(Source material begins)

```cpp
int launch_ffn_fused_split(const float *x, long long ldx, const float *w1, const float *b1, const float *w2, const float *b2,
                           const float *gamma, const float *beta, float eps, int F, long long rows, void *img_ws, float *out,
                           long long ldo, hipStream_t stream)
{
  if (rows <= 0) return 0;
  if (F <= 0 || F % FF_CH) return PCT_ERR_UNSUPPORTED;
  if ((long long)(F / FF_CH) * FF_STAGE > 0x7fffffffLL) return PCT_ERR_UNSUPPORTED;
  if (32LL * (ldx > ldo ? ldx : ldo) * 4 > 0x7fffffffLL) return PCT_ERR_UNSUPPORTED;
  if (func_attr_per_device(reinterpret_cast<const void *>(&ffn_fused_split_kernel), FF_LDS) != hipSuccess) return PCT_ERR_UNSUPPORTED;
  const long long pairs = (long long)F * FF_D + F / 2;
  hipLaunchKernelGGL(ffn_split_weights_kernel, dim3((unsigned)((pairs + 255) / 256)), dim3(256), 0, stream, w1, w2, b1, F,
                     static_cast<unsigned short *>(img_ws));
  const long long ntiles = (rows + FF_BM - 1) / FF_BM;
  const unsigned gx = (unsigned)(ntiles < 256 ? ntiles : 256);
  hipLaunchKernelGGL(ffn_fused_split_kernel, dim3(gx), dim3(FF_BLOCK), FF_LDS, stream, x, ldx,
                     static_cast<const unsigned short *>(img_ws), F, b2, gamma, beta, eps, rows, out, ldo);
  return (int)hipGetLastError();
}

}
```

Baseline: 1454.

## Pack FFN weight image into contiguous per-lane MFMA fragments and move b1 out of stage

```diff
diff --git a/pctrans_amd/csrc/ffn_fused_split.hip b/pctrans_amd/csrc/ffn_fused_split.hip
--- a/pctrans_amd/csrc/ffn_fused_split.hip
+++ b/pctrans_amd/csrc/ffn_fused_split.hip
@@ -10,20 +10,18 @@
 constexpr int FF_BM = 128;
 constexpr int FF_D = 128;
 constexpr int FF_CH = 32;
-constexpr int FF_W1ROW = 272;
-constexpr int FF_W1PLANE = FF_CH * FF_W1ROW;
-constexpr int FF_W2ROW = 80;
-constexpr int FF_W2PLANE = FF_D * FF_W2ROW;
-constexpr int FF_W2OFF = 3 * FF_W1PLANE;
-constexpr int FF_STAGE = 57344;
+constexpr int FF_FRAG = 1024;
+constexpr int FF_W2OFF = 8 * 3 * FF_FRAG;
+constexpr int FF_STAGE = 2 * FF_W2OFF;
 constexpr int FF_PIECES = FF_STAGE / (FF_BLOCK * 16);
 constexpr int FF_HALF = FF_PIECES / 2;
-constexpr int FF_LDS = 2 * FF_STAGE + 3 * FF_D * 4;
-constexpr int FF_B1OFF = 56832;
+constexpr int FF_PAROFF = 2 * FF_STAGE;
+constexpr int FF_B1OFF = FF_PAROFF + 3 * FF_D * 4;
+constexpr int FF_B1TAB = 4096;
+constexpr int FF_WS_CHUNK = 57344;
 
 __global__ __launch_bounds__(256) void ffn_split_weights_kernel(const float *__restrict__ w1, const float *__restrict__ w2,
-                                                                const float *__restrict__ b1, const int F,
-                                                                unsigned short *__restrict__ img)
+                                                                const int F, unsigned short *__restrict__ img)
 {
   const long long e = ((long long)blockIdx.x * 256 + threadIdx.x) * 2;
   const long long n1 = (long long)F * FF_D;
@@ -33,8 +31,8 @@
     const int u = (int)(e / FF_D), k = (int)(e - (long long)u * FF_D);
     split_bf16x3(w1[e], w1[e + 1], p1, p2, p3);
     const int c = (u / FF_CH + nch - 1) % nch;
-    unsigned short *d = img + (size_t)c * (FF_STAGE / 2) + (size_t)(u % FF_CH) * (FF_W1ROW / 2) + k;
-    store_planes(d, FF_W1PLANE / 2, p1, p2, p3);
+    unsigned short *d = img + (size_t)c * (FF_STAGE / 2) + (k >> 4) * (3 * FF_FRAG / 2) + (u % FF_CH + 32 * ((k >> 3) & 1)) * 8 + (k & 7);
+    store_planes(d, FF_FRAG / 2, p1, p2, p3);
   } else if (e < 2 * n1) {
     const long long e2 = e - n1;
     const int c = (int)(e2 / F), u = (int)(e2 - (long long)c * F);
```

(Source material ends)
(Source material begins)

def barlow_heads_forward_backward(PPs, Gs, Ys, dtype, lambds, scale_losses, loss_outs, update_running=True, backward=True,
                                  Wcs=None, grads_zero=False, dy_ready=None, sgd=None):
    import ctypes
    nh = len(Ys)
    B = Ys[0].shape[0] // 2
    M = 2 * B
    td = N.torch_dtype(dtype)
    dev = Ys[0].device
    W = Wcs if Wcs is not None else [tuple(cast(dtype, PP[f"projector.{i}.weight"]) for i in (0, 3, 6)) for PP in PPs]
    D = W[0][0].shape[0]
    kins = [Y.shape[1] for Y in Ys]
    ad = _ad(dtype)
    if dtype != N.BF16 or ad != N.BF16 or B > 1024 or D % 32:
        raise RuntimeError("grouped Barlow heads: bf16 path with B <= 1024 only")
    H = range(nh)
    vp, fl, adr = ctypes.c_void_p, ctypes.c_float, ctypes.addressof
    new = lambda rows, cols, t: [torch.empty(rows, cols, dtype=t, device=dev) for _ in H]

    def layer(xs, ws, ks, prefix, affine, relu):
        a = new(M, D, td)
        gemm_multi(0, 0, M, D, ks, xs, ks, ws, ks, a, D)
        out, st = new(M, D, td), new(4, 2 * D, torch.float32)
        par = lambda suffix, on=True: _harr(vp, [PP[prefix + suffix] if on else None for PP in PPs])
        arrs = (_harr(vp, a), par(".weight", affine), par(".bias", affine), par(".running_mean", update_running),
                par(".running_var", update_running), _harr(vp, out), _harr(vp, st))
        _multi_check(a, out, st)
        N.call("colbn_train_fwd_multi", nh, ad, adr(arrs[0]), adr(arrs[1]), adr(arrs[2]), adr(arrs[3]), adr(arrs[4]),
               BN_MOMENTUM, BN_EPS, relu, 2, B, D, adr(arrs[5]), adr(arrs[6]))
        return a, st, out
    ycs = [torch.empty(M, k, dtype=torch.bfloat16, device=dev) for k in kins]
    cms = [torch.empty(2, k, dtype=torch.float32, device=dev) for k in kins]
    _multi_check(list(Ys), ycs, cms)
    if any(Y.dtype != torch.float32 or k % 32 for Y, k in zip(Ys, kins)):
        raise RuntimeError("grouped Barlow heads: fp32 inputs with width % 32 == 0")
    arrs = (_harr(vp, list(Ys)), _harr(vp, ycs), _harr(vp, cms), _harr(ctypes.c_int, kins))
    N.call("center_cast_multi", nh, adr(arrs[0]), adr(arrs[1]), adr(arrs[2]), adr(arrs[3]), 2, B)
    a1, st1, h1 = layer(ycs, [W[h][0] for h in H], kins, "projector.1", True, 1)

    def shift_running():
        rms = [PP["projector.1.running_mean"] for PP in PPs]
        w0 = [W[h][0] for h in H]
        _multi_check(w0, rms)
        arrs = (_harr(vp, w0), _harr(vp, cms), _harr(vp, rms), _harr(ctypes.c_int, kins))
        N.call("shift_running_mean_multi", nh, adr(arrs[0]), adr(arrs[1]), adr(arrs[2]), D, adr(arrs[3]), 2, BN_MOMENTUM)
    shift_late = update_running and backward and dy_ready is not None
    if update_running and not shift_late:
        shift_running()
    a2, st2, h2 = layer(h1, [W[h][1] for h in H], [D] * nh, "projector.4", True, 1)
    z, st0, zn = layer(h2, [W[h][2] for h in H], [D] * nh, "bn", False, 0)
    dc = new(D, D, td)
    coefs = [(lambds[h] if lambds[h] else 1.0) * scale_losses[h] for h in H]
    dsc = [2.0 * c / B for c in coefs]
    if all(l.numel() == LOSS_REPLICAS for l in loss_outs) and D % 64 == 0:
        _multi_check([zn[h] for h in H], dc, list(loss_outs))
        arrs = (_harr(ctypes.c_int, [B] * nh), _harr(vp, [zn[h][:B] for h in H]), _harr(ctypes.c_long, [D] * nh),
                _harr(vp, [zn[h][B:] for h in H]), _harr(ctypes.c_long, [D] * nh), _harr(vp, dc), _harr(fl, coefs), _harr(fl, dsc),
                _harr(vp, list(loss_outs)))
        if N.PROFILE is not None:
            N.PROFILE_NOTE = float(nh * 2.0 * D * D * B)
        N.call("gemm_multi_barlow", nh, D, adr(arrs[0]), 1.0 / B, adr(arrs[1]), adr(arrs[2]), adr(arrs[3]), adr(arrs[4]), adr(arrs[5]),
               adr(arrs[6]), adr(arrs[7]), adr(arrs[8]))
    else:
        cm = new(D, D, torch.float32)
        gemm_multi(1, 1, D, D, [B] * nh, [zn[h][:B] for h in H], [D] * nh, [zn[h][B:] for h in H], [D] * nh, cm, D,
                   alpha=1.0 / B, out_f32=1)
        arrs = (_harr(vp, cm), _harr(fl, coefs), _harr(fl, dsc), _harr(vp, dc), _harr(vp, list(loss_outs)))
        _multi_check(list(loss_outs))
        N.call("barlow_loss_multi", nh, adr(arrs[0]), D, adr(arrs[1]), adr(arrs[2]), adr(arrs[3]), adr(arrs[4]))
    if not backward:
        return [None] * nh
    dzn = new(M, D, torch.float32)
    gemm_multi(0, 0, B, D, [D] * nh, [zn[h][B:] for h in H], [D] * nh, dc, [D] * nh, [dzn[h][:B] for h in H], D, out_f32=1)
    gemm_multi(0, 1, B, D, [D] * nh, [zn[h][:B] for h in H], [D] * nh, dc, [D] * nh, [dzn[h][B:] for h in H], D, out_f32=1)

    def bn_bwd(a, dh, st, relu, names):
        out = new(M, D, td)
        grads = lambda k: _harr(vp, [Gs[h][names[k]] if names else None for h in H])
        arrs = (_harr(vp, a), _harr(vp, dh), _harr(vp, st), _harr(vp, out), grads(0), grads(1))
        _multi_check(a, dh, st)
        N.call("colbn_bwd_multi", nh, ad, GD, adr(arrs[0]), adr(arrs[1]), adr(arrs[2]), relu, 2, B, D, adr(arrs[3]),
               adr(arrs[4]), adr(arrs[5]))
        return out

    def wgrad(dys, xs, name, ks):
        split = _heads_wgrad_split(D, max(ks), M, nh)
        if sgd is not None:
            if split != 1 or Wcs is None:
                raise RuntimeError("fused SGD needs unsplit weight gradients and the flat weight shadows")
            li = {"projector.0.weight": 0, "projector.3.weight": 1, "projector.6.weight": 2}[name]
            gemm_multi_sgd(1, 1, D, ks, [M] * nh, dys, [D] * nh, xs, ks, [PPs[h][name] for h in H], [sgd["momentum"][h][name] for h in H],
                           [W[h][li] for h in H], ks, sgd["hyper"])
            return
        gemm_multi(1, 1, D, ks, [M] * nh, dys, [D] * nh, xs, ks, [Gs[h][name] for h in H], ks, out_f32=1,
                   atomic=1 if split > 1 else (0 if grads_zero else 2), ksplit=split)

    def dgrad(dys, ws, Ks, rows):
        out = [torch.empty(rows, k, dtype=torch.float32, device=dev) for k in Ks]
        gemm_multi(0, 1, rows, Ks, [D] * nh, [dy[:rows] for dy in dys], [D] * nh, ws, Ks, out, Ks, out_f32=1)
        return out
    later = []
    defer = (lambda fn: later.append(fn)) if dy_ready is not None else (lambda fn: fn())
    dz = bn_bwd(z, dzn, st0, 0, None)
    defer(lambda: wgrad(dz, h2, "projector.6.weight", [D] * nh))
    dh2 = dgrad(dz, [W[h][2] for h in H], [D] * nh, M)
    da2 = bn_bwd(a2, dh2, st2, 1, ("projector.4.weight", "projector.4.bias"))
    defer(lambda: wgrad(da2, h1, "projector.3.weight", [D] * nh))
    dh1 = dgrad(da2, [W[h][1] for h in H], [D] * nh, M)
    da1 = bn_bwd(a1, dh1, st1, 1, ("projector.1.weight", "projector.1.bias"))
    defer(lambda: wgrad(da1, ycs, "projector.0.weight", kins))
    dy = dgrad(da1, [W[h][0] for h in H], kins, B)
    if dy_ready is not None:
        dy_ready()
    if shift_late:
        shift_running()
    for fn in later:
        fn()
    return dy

(Source material ends)

#### Your assignment:
Using the data above, reproduce exactly the lines from the line that contains "vp, fl, adr" through the line that contains "out, st = new(M, D, td), new(4, 2", including both.

#### Finished task:
    vp, fl, adr = ctypes.c_void_p, ctypes.c_float, ctypes.addressof
    new = lambda rows, cols, t: [torch.empty(rows, cols, dtype=t, device=dev) for _ in H]

    def layer(xs, ws, ks, prefix, affine, relu):
        a = new(M, D, td)
        gemm_multi(0, 0, M, D, ks, xs, ks, ws, ks, a, D)
        out, st = new(M, D, td), new(4, 2 * D, torch.float32)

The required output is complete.